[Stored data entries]
• • •
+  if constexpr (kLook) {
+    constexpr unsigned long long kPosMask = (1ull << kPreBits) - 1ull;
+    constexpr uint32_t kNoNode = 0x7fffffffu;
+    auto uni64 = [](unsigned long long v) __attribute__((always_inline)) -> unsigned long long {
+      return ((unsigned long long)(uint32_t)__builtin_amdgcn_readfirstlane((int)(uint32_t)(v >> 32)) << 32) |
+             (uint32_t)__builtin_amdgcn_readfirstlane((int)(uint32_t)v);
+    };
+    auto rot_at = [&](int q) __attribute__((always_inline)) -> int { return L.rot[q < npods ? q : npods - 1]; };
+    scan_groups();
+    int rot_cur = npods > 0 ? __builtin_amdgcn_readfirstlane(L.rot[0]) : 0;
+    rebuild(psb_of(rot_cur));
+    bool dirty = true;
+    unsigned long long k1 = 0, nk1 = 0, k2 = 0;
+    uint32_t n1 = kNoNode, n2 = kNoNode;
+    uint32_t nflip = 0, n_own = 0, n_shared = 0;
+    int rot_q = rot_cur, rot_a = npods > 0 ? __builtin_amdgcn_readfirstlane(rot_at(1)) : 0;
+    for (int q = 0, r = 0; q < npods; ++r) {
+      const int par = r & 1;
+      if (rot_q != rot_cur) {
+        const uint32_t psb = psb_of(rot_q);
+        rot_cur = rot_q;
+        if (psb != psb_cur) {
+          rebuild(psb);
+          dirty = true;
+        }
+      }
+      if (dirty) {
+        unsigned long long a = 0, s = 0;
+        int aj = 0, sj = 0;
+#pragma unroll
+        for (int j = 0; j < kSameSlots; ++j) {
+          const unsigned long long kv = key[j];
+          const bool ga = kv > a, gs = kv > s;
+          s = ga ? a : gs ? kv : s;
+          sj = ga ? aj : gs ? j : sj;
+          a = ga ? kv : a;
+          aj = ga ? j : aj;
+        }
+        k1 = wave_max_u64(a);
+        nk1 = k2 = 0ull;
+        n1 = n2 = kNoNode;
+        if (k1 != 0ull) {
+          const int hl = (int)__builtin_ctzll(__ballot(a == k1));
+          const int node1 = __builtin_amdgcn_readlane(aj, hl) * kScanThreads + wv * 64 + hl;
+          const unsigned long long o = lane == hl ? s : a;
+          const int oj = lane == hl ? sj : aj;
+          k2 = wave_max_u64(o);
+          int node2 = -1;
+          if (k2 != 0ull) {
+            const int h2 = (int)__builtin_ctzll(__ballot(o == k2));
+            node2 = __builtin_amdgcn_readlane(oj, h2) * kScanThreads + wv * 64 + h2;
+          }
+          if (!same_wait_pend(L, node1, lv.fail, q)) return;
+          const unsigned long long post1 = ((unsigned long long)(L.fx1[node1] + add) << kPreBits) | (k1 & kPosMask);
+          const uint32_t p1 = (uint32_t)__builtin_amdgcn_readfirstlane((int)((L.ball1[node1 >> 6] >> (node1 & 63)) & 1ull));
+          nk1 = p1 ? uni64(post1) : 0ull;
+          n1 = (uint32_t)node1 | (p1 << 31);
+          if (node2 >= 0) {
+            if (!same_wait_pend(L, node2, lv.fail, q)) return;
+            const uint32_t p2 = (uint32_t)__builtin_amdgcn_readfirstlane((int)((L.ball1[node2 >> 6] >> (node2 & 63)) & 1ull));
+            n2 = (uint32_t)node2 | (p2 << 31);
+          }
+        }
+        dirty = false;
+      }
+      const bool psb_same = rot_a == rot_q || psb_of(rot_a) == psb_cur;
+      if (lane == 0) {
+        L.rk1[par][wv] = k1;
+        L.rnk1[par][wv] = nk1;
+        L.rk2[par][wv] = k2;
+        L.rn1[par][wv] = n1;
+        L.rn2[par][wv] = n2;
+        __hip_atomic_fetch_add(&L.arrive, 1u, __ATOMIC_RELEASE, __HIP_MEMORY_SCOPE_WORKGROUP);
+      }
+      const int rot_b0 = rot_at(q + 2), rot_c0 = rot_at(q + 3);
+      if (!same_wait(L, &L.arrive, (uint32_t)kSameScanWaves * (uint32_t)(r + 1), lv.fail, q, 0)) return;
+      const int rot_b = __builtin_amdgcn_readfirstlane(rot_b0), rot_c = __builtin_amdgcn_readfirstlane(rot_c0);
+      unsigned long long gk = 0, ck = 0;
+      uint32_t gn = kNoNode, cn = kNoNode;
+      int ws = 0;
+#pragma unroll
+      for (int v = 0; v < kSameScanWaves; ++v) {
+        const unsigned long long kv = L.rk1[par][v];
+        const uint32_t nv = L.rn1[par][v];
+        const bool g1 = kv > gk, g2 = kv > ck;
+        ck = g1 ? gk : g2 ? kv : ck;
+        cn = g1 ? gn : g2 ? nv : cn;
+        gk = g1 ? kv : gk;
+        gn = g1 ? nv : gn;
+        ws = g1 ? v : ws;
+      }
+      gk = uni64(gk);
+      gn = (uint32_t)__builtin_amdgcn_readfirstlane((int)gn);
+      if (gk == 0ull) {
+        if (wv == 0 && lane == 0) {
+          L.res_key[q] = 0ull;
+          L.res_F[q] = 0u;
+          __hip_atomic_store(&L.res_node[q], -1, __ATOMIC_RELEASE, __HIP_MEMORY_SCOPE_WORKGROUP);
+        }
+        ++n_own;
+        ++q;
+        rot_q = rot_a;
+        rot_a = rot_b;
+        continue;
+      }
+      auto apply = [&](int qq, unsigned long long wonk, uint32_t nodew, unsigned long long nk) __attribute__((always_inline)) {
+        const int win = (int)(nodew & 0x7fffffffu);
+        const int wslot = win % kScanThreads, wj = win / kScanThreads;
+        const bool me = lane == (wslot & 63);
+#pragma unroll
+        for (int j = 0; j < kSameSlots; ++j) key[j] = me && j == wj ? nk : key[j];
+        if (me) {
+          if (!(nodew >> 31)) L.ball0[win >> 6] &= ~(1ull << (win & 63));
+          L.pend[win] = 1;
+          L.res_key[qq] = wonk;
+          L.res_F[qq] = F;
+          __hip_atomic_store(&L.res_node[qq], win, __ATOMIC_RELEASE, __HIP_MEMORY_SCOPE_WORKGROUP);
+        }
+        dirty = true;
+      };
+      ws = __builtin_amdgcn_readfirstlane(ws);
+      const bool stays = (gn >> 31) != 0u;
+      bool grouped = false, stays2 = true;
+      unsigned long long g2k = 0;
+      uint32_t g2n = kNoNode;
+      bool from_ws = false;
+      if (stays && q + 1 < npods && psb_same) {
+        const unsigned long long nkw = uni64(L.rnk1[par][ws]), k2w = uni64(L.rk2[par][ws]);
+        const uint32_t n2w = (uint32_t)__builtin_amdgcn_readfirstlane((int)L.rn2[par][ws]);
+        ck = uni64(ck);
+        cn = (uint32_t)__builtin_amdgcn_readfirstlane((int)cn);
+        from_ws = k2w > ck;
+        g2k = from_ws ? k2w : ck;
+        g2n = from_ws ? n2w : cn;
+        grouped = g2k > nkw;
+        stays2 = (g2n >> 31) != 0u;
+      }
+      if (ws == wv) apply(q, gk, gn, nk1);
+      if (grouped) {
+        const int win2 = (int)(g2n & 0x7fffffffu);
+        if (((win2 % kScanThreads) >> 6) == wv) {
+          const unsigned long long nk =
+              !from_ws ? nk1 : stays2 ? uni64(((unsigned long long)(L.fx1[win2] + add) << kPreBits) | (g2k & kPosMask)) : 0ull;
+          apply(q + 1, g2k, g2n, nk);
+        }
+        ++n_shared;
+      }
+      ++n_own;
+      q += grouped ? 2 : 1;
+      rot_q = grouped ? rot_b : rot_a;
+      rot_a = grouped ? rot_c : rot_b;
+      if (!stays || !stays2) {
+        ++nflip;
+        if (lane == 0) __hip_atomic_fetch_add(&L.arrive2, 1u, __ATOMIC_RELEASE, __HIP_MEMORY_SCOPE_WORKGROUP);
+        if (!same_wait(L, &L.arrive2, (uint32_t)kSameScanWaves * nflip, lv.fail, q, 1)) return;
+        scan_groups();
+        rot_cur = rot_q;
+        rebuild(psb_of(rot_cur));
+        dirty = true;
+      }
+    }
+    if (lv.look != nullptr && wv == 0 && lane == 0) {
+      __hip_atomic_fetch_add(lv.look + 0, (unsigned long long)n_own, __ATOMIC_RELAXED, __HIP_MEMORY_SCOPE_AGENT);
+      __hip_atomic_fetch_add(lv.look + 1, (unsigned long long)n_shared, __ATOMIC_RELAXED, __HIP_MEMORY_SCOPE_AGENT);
• • •
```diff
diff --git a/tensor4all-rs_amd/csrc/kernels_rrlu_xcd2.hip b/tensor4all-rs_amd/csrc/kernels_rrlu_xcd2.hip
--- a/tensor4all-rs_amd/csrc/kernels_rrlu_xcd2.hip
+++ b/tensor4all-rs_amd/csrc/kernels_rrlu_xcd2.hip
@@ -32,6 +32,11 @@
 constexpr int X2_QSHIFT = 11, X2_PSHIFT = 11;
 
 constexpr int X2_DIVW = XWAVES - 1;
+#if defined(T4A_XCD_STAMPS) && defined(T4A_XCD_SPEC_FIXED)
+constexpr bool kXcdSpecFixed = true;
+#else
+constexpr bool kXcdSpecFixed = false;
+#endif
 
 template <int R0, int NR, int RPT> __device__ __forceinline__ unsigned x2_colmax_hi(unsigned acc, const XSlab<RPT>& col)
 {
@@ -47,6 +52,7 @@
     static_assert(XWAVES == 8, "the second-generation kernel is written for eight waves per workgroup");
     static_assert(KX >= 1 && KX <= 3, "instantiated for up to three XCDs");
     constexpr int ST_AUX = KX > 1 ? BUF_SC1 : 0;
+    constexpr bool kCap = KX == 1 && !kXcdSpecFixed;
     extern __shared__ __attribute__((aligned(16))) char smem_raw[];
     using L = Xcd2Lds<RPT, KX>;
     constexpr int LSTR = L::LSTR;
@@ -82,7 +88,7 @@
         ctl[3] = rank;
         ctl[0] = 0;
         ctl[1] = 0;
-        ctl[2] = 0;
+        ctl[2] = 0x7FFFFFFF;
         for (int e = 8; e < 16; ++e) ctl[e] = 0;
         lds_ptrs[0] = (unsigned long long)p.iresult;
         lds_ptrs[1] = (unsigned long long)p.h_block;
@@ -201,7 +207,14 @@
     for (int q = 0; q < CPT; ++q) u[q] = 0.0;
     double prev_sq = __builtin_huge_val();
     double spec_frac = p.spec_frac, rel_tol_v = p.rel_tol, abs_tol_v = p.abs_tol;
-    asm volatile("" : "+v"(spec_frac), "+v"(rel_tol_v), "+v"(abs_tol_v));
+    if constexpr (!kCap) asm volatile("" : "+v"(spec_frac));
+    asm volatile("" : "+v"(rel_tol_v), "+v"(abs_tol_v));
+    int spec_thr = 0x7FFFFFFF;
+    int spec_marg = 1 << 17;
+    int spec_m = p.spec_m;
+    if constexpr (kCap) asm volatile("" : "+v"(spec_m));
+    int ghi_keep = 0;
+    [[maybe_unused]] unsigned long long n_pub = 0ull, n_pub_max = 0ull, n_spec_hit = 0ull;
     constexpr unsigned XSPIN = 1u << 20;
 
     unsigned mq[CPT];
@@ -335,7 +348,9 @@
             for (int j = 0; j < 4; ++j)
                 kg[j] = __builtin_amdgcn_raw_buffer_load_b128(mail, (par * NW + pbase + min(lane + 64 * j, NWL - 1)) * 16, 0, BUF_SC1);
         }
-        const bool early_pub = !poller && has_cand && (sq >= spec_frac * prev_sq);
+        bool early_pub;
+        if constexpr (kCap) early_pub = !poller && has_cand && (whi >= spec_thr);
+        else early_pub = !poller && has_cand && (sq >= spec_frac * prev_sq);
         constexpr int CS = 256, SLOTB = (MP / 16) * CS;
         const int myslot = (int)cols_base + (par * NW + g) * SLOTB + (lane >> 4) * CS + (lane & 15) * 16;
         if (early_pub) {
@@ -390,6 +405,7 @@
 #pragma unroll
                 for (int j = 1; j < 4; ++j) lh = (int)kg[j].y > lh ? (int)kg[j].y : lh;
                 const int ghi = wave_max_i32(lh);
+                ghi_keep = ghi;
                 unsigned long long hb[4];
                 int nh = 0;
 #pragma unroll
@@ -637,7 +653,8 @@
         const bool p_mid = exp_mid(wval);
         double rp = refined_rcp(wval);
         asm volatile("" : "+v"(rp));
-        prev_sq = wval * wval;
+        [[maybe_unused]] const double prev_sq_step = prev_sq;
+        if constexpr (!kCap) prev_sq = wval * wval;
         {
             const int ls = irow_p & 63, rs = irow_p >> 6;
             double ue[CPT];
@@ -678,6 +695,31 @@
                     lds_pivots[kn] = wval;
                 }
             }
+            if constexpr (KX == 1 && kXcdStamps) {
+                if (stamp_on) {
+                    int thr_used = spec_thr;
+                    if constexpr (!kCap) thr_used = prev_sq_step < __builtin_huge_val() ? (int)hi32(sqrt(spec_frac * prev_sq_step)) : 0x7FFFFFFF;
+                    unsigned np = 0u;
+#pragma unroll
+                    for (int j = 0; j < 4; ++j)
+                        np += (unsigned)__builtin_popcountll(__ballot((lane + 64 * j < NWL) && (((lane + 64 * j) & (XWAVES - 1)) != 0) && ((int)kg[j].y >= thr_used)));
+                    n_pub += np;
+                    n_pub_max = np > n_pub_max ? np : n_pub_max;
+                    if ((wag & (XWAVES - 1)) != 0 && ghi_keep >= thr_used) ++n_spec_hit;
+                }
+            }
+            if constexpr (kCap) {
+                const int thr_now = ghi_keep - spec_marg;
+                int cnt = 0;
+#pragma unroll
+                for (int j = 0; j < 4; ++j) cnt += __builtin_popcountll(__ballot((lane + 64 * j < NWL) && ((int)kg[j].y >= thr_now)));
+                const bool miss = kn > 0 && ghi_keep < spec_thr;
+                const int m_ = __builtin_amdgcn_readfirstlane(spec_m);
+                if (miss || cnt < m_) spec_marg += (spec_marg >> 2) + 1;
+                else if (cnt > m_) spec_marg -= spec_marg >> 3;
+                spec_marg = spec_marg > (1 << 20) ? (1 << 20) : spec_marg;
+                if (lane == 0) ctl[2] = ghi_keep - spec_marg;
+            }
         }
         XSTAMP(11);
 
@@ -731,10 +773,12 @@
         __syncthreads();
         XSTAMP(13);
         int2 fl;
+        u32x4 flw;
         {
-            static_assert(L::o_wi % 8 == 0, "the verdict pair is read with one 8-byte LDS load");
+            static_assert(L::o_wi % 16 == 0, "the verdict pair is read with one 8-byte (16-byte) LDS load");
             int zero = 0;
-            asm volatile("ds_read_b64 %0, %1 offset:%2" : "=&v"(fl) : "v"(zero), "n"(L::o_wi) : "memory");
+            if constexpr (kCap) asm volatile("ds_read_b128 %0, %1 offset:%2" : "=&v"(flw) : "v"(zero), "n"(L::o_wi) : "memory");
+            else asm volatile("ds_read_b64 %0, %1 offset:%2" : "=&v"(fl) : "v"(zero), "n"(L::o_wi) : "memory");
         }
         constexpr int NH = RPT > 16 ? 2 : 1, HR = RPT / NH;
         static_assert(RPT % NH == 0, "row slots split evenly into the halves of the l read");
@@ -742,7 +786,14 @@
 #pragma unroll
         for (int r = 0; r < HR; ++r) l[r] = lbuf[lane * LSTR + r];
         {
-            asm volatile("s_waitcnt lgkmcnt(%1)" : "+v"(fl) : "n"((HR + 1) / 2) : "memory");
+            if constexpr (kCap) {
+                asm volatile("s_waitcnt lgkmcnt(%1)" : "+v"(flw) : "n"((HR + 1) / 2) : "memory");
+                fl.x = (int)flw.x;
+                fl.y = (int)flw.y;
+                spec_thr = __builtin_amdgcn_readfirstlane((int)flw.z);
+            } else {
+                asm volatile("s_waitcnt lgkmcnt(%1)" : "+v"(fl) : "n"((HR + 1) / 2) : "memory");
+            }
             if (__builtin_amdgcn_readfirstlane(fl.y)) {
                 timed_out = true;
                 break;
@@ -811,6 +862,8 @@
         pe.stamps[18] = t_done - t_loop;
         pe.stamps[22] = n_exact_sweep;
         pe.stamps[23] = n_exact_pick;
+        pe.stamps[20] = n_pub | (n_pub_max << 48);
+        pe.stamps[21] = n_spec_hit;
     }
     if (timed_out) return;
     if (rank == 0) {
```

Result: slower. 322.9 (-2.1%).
• • •
PROBLEM REQUIREMENTS
Your answer should consist of the lines from the line with "(uint32_t)node1 | (p1 << 31);" to the line with "win / kScanThreads;" above, repeated exactly, both ends included.

REPLY
+          n1 = (uint32_t)node1 | (p1 << 31);
+          if (node2 >= 0) {
+            if (!same_wait_pend(L, node2, lv.fail, q)) return;
+            const uint32_t p2 = (uint32_t)__builtin_amdgcn_readfirstlane((int)((L.ball1[node2 >> 6] >> (node2 & 63)) & 1ull));
+            n2 = (uint32_t)node2 | (p2 << 31);
+          }
+        }
+        dirty = false;
+      }
+      const bool psb_same = rot_a == rot_q || psb_of(rot_a) == psb_cur;
+      if (lane == 0) {
+        L.rk1[par][wv] = k1;
+        L.rnk1[par][wv] = nk1;
+        L.rk2[par][wv] = k2;
+        L.rn1[par][wv] = n1;
+        L.rn2[par][wv] = n2;
+        __hip_atomic_fetch_add(&L.arrive, 1u, __ATOMIC_RELEASE, __HIP_MEMORY_SCOPE_WORKGROUP);
+      }
+      const int rot_b0 = rot_at(q + 2), rot_c0 = rot_at(q + 3);
+      if (!same_wait(L, &L.arrive, (uint32_t)kSameScanWaves * (uint32_t)(r + 1), lv.fail, q, 0)) return;
+      const int rot_b = __builtin_amdgcn_readfirstlane(rot_b0), rot_c = __builtin_amdgcn_readfirstlane(rot_c0);
+      unsigned long long gk = 0, ck = 0;
+      uint32_t gn = kNoNode, cn = kNoNode;
+      int ws = 0;
+#pragma unroll
+      for (int v = 0; v < kSameScanWaves; ++v) {
+        const unsigned long long kv = L.rk1[par][v];
+        const uint32_t nv = L.rn1[par][v];
+        const bool g1 = kv > gk, g2 = kv > ck;
+        ck = g1 ? gk : g2 ? kv : ck;
+        cn = g1 ? gn : g2 ? nv : cn;
+        gk = g1 ? kv : gk;
+        gn = g1 ? nv : gn;
+        ws = g1 ? v : ws;
+      }
+      gk = uni64(gk);
+      gn = (uint32_t)__builtin_amdgcn_readfirstlane((int)gn);
+      if (gk == 0ull) {
+        if (wv == 0 && lane == 0) {
+          L.res_key[q] = 0ull;
+          L.res_F[q] = 0u;
+          __hip_atomic_store(&L.res_node[q], -1, __ATOMIC_RELEASE, __HIP_MEMORY_SCOPE_WORKGROUP);
+        }
+        ++n_own;
+        ++q;
+        rot_q = rot_a;
+        rot_a = rot_b;
+        continue;
+      }
+      auto apply = [&](int qq, unsigned long long wonk, uint32_t nodew, unsigned long long nk) __attribute__((always_inline)) {
+        const int win = (int)(nodew & 0x7fffffffu);
+        const int wslot = win % kScanThreads, wj = win / kScanThreads;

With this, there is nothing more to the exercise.